A small amount of occasional PH data is available. Suppose we can normalise or adjust our WW measurements, such that our RNA concentration g follows the proportional relationship c=pg, where c is the case rate as discussed in Equation (1). A single observation of c obtained from a brief infection survey would suffice to estimate p. This scenario does not require that we maintain extensive PH testing infrastructure.
No PH data are available. This scenario would arise for a disease or location for which we have not been collecting data or is new. We would need to match this disease with a similar disease for which we know p. For example, if we have SARS-CoV-3, we can use our knowledge of SARS-CoV-2.
How can we improve the process? We can improve the WW measurement process in how the samples are drawn and analysed. With current levels of research, we can expect reductions in variation, which will result in more precise predictions. We can also increase sampling which will also reduce variation through smoothing and averaging, but this will also increase the cost. Beyond these desirable measurement process improvements, there is a strategic modelling choice.
We can build complex statistical or machine learning models that require large amounts of WW and PH data to setup. Along with helpful auxiliary environmental variables, we may achieve strongly predictive models. The drawback of this approach is that it requires substantial PH data. An alternative is to build a stronger understanding of the sewerage system by which individuals deposit quantities of RNA (or other substances), while lesser quantities of RNA are sampled at the WWTP. This requires physical models that describe the effects of environmental variables such as water quality or flow rates. Better methods of normalisation using biochemical markers would be valuable. Although promising, crAssphage has not been a clear success – see Ai et al. (2021) and Greenwald et al. (2021). The USA data discussed here used pepper mild mottle virus for normalisation, but the results were not better than the unnormalised Scottish data. If we could obtain reliable measures of g that follow the proportional c=pg relationship, calibrating the relationship to case rates will not require much PH data.
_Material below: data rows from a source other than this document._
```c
static void build_schedule(plan_t *pl)
{
    const int nsn = pl->nsn, W = pl->world > 1 ? pl->world : 1, me = pl->world > 1 ? pl->rank : 0;
    free(pl->tasks); free(pl->nwait); free(pl->btasks); free(pl->leaf_tasks);
    free(pl->top_tasks); free(pl->top_nwait);
    free(pl->shard_owner); free(pl->shard_off); free(pl->shard_cnt); free(pl->shard_q0); free(pl->shard_qn);
    pl->top_tasks = pl->top_nwait = pl->shard_owner = pl->shard_q0 = pl->shard_qn = NULL;
    pl->shard_off = pl->shard_cnt = NULL;
    pl->n_top = pl->n_top_sn = pl->n_shards = 0;

    int *owner = malloc(sizeof(int) * (size_t) (nsn + 1));
    for (int s = 0; s < nsn; s++)
        owner[s] = 0;
    if (W > 1 && nsn > 0) {
        double *sub = malloc(sizeof(double) * (size_t) nsn);
        for (int s = 0; s < nsn; s++)
            sub[s] = sn_work(&pl->desc[s]);
        for (int s = 0; s < nsn; s++)
            if (pl->desc[s].parent >= 0)
                sub[pl->desc[s].parent] += sub[s];
        int *fr = malloc(sizeof(int) * (size_t) (nsn + 1)), nfr = 0;
        double total = 0.0;
        for (int s = 0; s < nsn; s++)
            if (pl->desc[s].parent < 0) {
                fr[nfr++] = s;
                total += sub[s];
            }
        for (int s = 0; s < nsn; s++)
            owner[s] = -2;
        const int max_shards = 16 * W;
        const double shard_tol = getenv("ASAM_SHARD_TOL") ? atof(getenv("ASAM_SHARD_TOL")) : ASAM_SHARD_TOL_DEFAULT;
        double *load = malloc(sizeof(double) * (size_t) W);
        for (;;) {
            for (int i = 1; i < nfr; i++) {
                int v = fr[i], j = i - 1;
                while (j >= 0 && (sub[fr[j]] < sub[v] || (sub[fr[j]] == sub[v] && fr[j] > v))) {
                    fr[j + 1] = fr[j];
                    j--;
                }
                fr[j + 1] = v;
            }
            for (int r = 0; r < W; r++)
                load[r] = 0.0;
            double shard_sum = 0.0;
            for (int i = 0; i < nfr; i++) {
                int best = 0;
                for (int r = 1; r < W; r++)
                    if (load[r] < load[best])
                        best = r;
                load[best] += sub[fr[i]];
                shard_sum += sub[fr[i]];
            }
            double mx = 0.0;
            for (int r = 0; r < W; r++)
                if (load[r] > mx)
                    mx = load[r];
            int h = fr[0];
            if (nfr >= W && mx <= shard_tol * shard_sum / W)
                break;
            if (nfr >= max_shards || pl->snh[h].children.n == 0)
                break;
            owner[h] = -1;
            fr[0] = fr[nfr - 1];
            nfr--;
            for (int c = 0; c < pl->snh[h].children.n; c++)
                fr[nfr++] = pl->snh[h].children.p[c];
        }
        for (int r = 0; r < W; r++)
            load[r] = 0.0;
        pl->n_shards = nfr;
        pl->shard_owner = malloc(sizeof(int) * (size_t) (nfr + 1));
        pl->shard_off = malloc(sizeof(int64_t) * (size_t) (nfr + 1));
        pl->shard_cnt = malloc(sizeof(int64_t) * (size_t) (nfr + 1));
        pl->shard_q0 = malloc(sizeof(int) * (size_t) (nfr + 1));
        pl->shard_qn = malloc(sizeof(int) * (size_t) (nfr + 1));
        int *npose = calloc((size_t) nsn + 1, sizeof(int));
        for (int s = 0; s < nsn; s++) {
            npose[s] += pl->desc[s].cb;
            if (pl->desc[s].parent >= 0)
                npose[pl->desc[s].parent] += npose[s];
        }
        for (int i = 0; i < nfr; i++) {
            int best = 0, s = fr[i];
            for (int r = 1; r < W; r++)
                if (load[r] < load[best])
                    best = r;
            load[best] += sub[s];
            owner[s] = best;
            const asam_sn_desc_t *d = &pl->desc[s];
            int64_t m = 3 * (int64_t) d->mb, c = 3 * (int64_t) d->cb, ld = ASAM_LD(m);
            pl->shard_owner[i] = best;
            pl->shard_off[i] = d->f_off + c * ld;
            pl->shard_cnt[i] = (m - c) * ld;
            pl->shard_qn[i] = npose[s];
            pl->shard_q0[i] = d->first + d->cb - npose[s];
        }
        for (int s = nsn - 1; s >= 0; s--)
            if (owner[s] == -2)
                owner[s] = pl->desc[s].parent >= 0 ? owner[pl->desc[s].parent] : -1;
        free(npose);
        free(load);
        free(fr);
        free(sub);
    }

    char *leaf = calloc((size_t) nsn + 1, 1);
    int n_leaf_all = 0;
    const int leaf_max = leaf_max_m_for(nsn);
    for (int s = 0; s < nsn; s++) {
        int ok = 3 * pl->desc[s].mb <= leaf_max;
        for (int c = 0; ok && c < pl->snh[s].children.n; c++)
            ok = leaf[pl->snh[s].children.p[c]];
        leaf[s] = (char) ok;
        n_leaf_all += ok;
    }
    if (n_leaf_all < ASAM_LEAF_MIN_COUNT)
        memset(leaf, 0, (size_t) nsn);
    free(pl->bs_leaf);
    pl->bs_leaf = calloc((size_t) pl->sn_cap + 1, 1);
    for (int s = 0; s < nsn; s++) {
        int ok = 3 * pl->desc[s].cb <= ASAM_BSLEAF_MAX && 3 * (pl->desc[s].mb - pl->desc[s].cb) <= ASAM_BSLEAF_MAX;
        for (int c = 0; ok && c < pl->snh[s].children.n; c++)
            ok = pl->bs_leaf[pl->snh[s].children.p[c]];
        pl->bs_leaf[s] = (char) ok;
    }

    int *byl = malloc(sizeof(int) * (size_t) (nsn + 1));
    int order_mode = 0;
    int *bylv = malloc(sizeof(int) * (size_t) (nsn + 1));
    {
        int *cnt = calloc((size_t) pl->n_levels + 2, sizeof(int));
        for (int s = 0; s < nsn; s++)
            cnt[pl->desc[s].level + 1]++;
        for (int l = 0; l < pl->n_levels; l++)
            cnt[l + 1] += cnt[l];
        for (int s = 0; s < nsn; s++)
            bylv[cnt[pl->desc[s].level]++] = s;
        free(cnt);
    }
    {
        const char *eo = getenv("ASAM_TASK_ORDER");
        if (eo && strcmp(eo, "level") == 0) {
            memcpy(byl, bylv, sizeof(int) * (size_t) nsn);
        } else {
            order_mode = (eo && strcmp(eo, "cp") == 0) ? 1 : ((eo && strcmp(eo, "sim") == 0) ? 2 : 3);
        }
    }

    int *G_of = malloc(sizeof(int) * (size_t) (nsn + 1));
    {
        int64_t *want = calloc((size_t) pl->n_levels + 1, sizeof(int64_t));
        for (int s = 0; s < nsn; s++) {
            G_of[s] = (owner[s] == me || owner[s] == -1) && !leaf[s] ? team_size(pl->desc[s].mb, pl->desc[s].cb, plan_team_cap(pl)) : 1;
            if (G_of[s] > 1)
                want[pl->desc[s].level] += G_of[s];
        }
        int64_t room = ASAM_TEAM_ROOM < plan_team_cap(pl) ? ASAM_TEAM_ROOM : plan_team_cap(pl);
        const char *er = getenv("ASAM_TEAM_ROOM");
        if (er && atoi(er) > 0)
            room = atoi(er);
        int gmin = 1;
        const char *em = getenv("ASAM_TEAM_MIN");
        if (em && atoi(em) >= 1)
            gmin = atoi(em);
        for (int s = 0; s < nsn; s++) {
            int64_t w = want[pl->desc[s].level];
            if (G_of[s] > 1 && w > room) {
                int g = (int) ((int64_t) G_of[s] * room / w);
                G_of[s] = g < gmin ? gmin : g;
            }
            if (G_of[s] == 1 && !leaf[s] && !front_fits_smem(pl->desc[s].mb) && 3 * pl->desc[s].mb > solo_max_m())
                G_of[s] = -1;
        }
        free(want);
    }
    if (order_mode != 0) {
        double *lat_us = malloc(sizeof(double) * (size_t) (nsn + 1)), *up_us = malloc(sizeof(double) * (size_t) (nsn + 1));
        double work = 0.0, chain = 0.0;
        team_model_init();
        for (int s = nsn - 1; s >= 0; s--) {
            const int g = G_of[s] < 0 ? 1 : G_of[s];
            const double lat = front_lat_us(pl, s, g);
            lat_us[s] = lat;
            up_us[s] = lat + (pl->desc[s].parent >= 0 ? up_us[pl->desc[s].parent] : 0.0);
            if ((owner[s] == me || owner[s] == -1) && !leaf[s])
                work += lat * g;
            if (up_us[s] > chain)
                chain = up_us[s];
        }
        const int P = pl->n_cta > 0 ? pl->n_cta : 132;
        const int use_sim = order_mode == 2 || (order_mode == 3 && work / P > 0.5 * chain);
        {
            sn_key_t *keys = malloc(sizeof(sn_key_t) * (size_t) (nsn + 1));
            for (int s = 0; s < nsn; s++) {
                keys[s].key = up_us[s];
                keys[s].id = s;
            }
            qsort(keys, (size_t) nsn, sizeof(sn_key_t), cmp_key_desc);
            for (int k = 0; k < nsn; k++)
                byl[k] = keys[k].id;
            free(keys);
        }
        if (use_sim) {
            char *in = calloc((size_t) nsn + 1, 1);
            int *ord = malloc(sizeof(int) * (size_t) (nsn + 1)), *pos_of = malloc(sizeof(int) * (size_t) (nsn + 1));
            int n1, n2;
            for (int s = 0; s < nsn; s++)
                in[s] = owner[s] == me && !leaf[s];
            n1 = sim_order(pl, in, G_of, lat_us, up_us, P, ord);
            for (int s = 0; s < nsn; s++)
                in[s] = owner[s] == -1;
            n2 = sim_order(pl, in, G_of, lat_us, up_us, P, ord + n1);
            for (int s = 0; s < nsn; s++)
                pos_of[s] = -1;
            for (int k = 0; k < n1 + n2; k++)
                pos_of[ord[k]] = k;
            int *nb = malloc(sizeof(int) * (size_t) (nsn + 1)), k2 = 0;
            for (int k = 0; k < n1 + n2; k++)
                nb[k2++] = ord[k];
            for (int k = 0; k < nsn; k++)
                if (pos_of[byl[k]] < 0)
                    nb[k2++] = byl[k];
            memcpy(byl, nb, sizeof(int) * (size_t) nsn);
            free(nb);
            free(in);
            free(ord);
            free(pos_of);
        }
        free(lat_us);
        free(up_us);
    }

    int bs_split = 1;
    {
        const char *eb = getenv("ASAM_BS_SPLIT");
        if (eb)
            bs_split = atoi(eb) != 0;
    }
    pl->bt_split = 0;
#define BS_NBLK(s_) ((bs_split && !pl->bs_leaf[s_] && 3 * pl->desc[s_].cb > 96 && pl->nsn < (1 << 24)) ? (3 * pl->desc[s_].cb + 95) / 96 : 1)
    int64_t n_local = 0, n_top = 0;
    int n_leaf = 0, n_main_sn = 0, n_top_sn = 0, n_bsl = 0, n_top_bt = 0;
    for (int s = 0; s < nsn; s++)
        n_bsl += owner[s] == me && pl->bs_leaf[s];
    if (n_bsl < ASAM_BSLEAF_MIN_COUNT) {
        memset(pl->bs_leaf, 0, (size_t) nsn);
        n_bsl = 0;
    }
    for (int s = 0; s < nsn; s++) {
        if (owner[s] == me) {
            if (leaf[s])
                n_leaf++;
            else
                n_local += G_of[s] < 0 ? 1 : G_of[s];
            if (!pl->bs_leaf[s])
                n_main_sn += BS_NBLK(s);
        } else if (owner[s] == -1) {
            n_top += G_of[s] < 0 ? 1 : G_of[s];
            n_top_sn++;
            n_top_bt += BS_NBLK(s);
        }
    }
    pl->ntasks = (int) n_local;
    pl->tasks = malloc(sizeof(int) * (size_t) (n_local + 1));
    pl->nwait = malloc(sizeof(int) * (size_t) (n_local + 1));
    pl->n_leaf = n_leaf;
    pl->leaf_tasks = malloc(sizeof(int) * (size_t) (n_leaf + 1));
    pl->n_top = (int) n_top;
    pl->n_top_sn = n_top_sn;
    pl->top_tasks = malloc(sizeof(int) * (size_t) (n_top + 1));
    pl->top_nwait = malloc(sizeof(int) * (size_t) (n_top + 1));
    pl->n_bs_leaf = n_bsl;
    pl->n_btasks = n_top_bt + n_main_sn + n_bsl;
    pl->btasks = malloc(sizeof(int) * (size_t) (pl->n_btasks + 1));
    {
        const char *eb = getenv("ASAM_BS_ORDER");
        if (!(eb && strcmp(eb, "level") == 0) && nsn > 0) {
            double *down = calloc((size_t) nsn, sizeof(double));
            sn_key_t *keys = malloc(sizeof(sn_key_t) * (size_t) nsn);
            for (int s = 0; s < nsn; s++) {
                if (!pl->bs_leaf[s])
                    down[s] += 5.0 + 0.17 * 3.0 * pl->desc[s].cb + 0.01 * 3.0 * pl->desc[s].mb;
                else
                    down[s] += 1e-3 * (pl->desc[s].level + 1);
                const int par = pl->desc[s].parent;
                if (par >= 0 && down[s] > down[par])
                    down[par] = down[s];
                keys[s].key = down[s];
                keys[s].id = s;
            }
            qsort(keys, (size_t) nsn, sizeof(sn_key_t), cmp_key_desc);
            for (int k = 0; k < nsn; k++)
                bylv[nsn - 1 - k] = keys[k].id;
            free(keys);
            free(down);
        }
    }
    int t = 0, tl = 0, tt = 0;
    int bt = n_top_bt - 1, bm = n_top_bt + n_main_sn - 1, bl = pl->n_btasks - 1;
    for (int k = 0; k < nsn; k++) {
        int s = bylv[k];
        if (owner[s] == -1) {
            const int nb = BS_NBLK(s);
            for (int b = 0; b < nb; b++)
                pl->btasks[bt--] = nb > 1 ? (s | ((b + 1) << 24)) : s;
            pl->bt_split |= nb > 1;
        } else if (owner[s] == me) {
            if (pl->bs_leaf[s]) {
                pl->btasks[bl--] = s;
            } else {
                const int nb = BS_NBLK(s);
                for (int b = 0; b < nb; b++)
                    pl->btasks[bm--] = nb > 1 ? (s | ((b + 1) << 24)) : s;
                pl->bt_split |= nb > 1;
            }
        }
    }
    for (int k = 0; k < nsn; k++) {
        int s = byl[k];
        if (owner[s] == -1) {
            int nw = 0;
            for (int c = 0; c < pl->snh[s].children.n; c++)
                nw += owner[pl->snh[s].children.p[c]] == -1;
            int G = G_of[s] < 0 ? 1 : G_of[s];
            for (int w = 0; w < G; w++, tt++) {
                pl->top_tasks[tt] = s;
                pl->top_nwait[tt] = pack_nwait(nw, w, G > 1 ? G : (G_of[s] < 0 ? 1 : 0));
            }
            continue;
        }
        if (owner[s] != me)
            continue;
        if (leaf[s]) {
            pl->leaf_tasks[tl++] = s;
            continue;
// ... 850 lines not shown
```

Baseline: 128.7.

## Use DMMA tensor-core updates and padded panel buffer in solo out-of-smem fronts

Result: faster. 136.6, median of 6 (+6.2%).

```diff
diff --git a/aprilsam_b200/csrc/asam_kernels.cuh b/aprilsam_b200/csrc/asam_kernels.cuh
--- a/aprilsam_b200/csrc/asam_kernels.cuh
+++ b/aprilsam_b200/csrc/asam_kernels.cuh
@@ -1392,6 +1392,91 @@
     }
 }
 
+__device__ __forceinline__ void solo_copy(double *dst, const int ldd, const double *src, const int lds, const int nr2,
+                                          const int ncol)
+{
+    const int n = nr2 * ncol, nt = blockDim.x;
+    for (int e0 = threadIdx.x; e0 < n; e0 += 8 * nt) {
+        double2 v[8];
+#pragma unroll
+        for (int u = 0; u < 8; u++) {
+            const int e = e0 + u * nt, p = e / nr2, r = e - p * nr2;
+            if (e < n)
+                v[u] = *(const double2 *) (src + 2 * r + (size_t) p * lds);
+        }
+#pragma unroll
+        for (int u = 0; u < 8; u++) {
+            const int e = e0 + u * nt, p = e / nr2, r = e - p * nr2;
+            if (e < n)
+                *(double2 *) (dst + 2 * r + (size_t) p * ldd) = v[u];
+        }
+    }
+}
+
+__device__ __forceinline__ void solo_tile_next(int &jb, int &ib, const int m, int n)
+{
+    for (; n > 0 && jb < m; --n) {
+        ib += 32;
+        if (ib > m) {
+            jb += 8;
+            ib = jb;
+        }
+    }
+}
+
+__device__ __noinline__ void solo_update(double *F, const int ld, const double *P, const int ldp, const int pb,
+                                         const int j0, const int m)
+{
+    const int lane = threadIdx.x & 31, warp = threadIdx.x >> 5, nwarps = blockDim.x >> 5;
+    const int g = lane >> 2, t = lane & 3;
+    auto load_c = [&](const int jb, const int ib, double (&v)[4][2]) {
+#pragma unroll
+        for (int mt = 0; mt < 4; mt++)
+#pragma unroll
+            for (int e = 0; e < 2; e++) {
+                const int i = ib + 8 * mt + g, j = jb + 2 * t + e;
+                v[mt][e] = (jb < m && i <= m && j < m && i >= j) ? F[i + (size_t) j * ld] : 0.0;
+            }
+    };
+    int jb = j0, ib = j0;
+    solo_tile_next(jb, ib, m, warp);
+    double cv[4][2];
+    load_c(jb, ib, cv);
+    while (jb < m) {
+        int jn = jb, in = ib;
+        solo_tile_next(jn, in, m, nwarps);
+        double cn[4][2];
+        load_c(jn, in, cn);
+        double acc[4][2];
+#pragma unroll
+        for (int mt = 0; mt < 4; mt++)
+            acc[mt][0] = acc[mt][1] = 0.0;
+        const bool jok = jb + g < m;
+        for (int kk = 0; kk < pb; kk += 4) {
+            const bool kok = kk + t < pb;
+            const size_t koff = (size_t) (kk + t) * ldp;
+            const double bv = (kok && jok) ? P[(jb + g) + koff] : 0.0;
+#pragma unroll
+            for (int mt = 0; mt < 4; mt++) {
+                const int row = ib + 8 * mt + g;
+                const double av = (kok && row <= m) ? -P[row + koff] : 0.0;
+                dmma_8x8x4(acc[mt][0], acc[mt][1], av, bv);
+            }
+        }
+#pragma unroll
+        for (int mt = 0; mt < 4; mt++)
+#pragma unroll
+            for (int e = 0; e < 2; e++) {
+                const int i = ib + 8 * mt + g, j = jb + 2 * t + e;
+                if (i <= m && j < m && i >= j)
+                    F[i + (size_t) j * ld] = cv[mt][e] + acc[mt][e];
+                cv[mt][e] = cn[mt][e];
+            }
+        jb = jn;
+        ib = in;
+    }
+}
+
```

We have focussed on SARS-CoV-2, which is a relatively difficult target but it has generated much useful data. Some diseases are endemic and vary slowly – these targets are easily monitored using WBE. Other diseases, such as influenza, are mostly present at low levels but have occasional larger outbreaks. WBE can be useful here, particularly in the absence of much PH reporting. Reductions in the variation in WW measurement will help quickly distinguish real large changes in case rates from noise. The monitoring of novel disease outbreaks using established WBE infrastructure, before PH reporting can be widely deployed, requires some progress as discussed above.
In this article, we have focussed on the quantitative monitoring or prediction of disease. WBE has already been successful for other uses and has achieved good progress with the quantification problem. Further improvements in the measurement process and advanced understanding of how RNA and other substances progress through the sewerage system will enable more precise and less-expensive estimates and predictions of the disease.
We are grateful to the Scottish government and Biobot for making the data available. Funding from the UKRI (EP/V028499/1) is greatly appreciated.
DATA AVAILABILITY STATEMENT
Code and links to data are available from https://github.com/julianfaraway/wbequant.
CONFLICT OF INTEREST STATEMENT
The authors declare there is no conflict.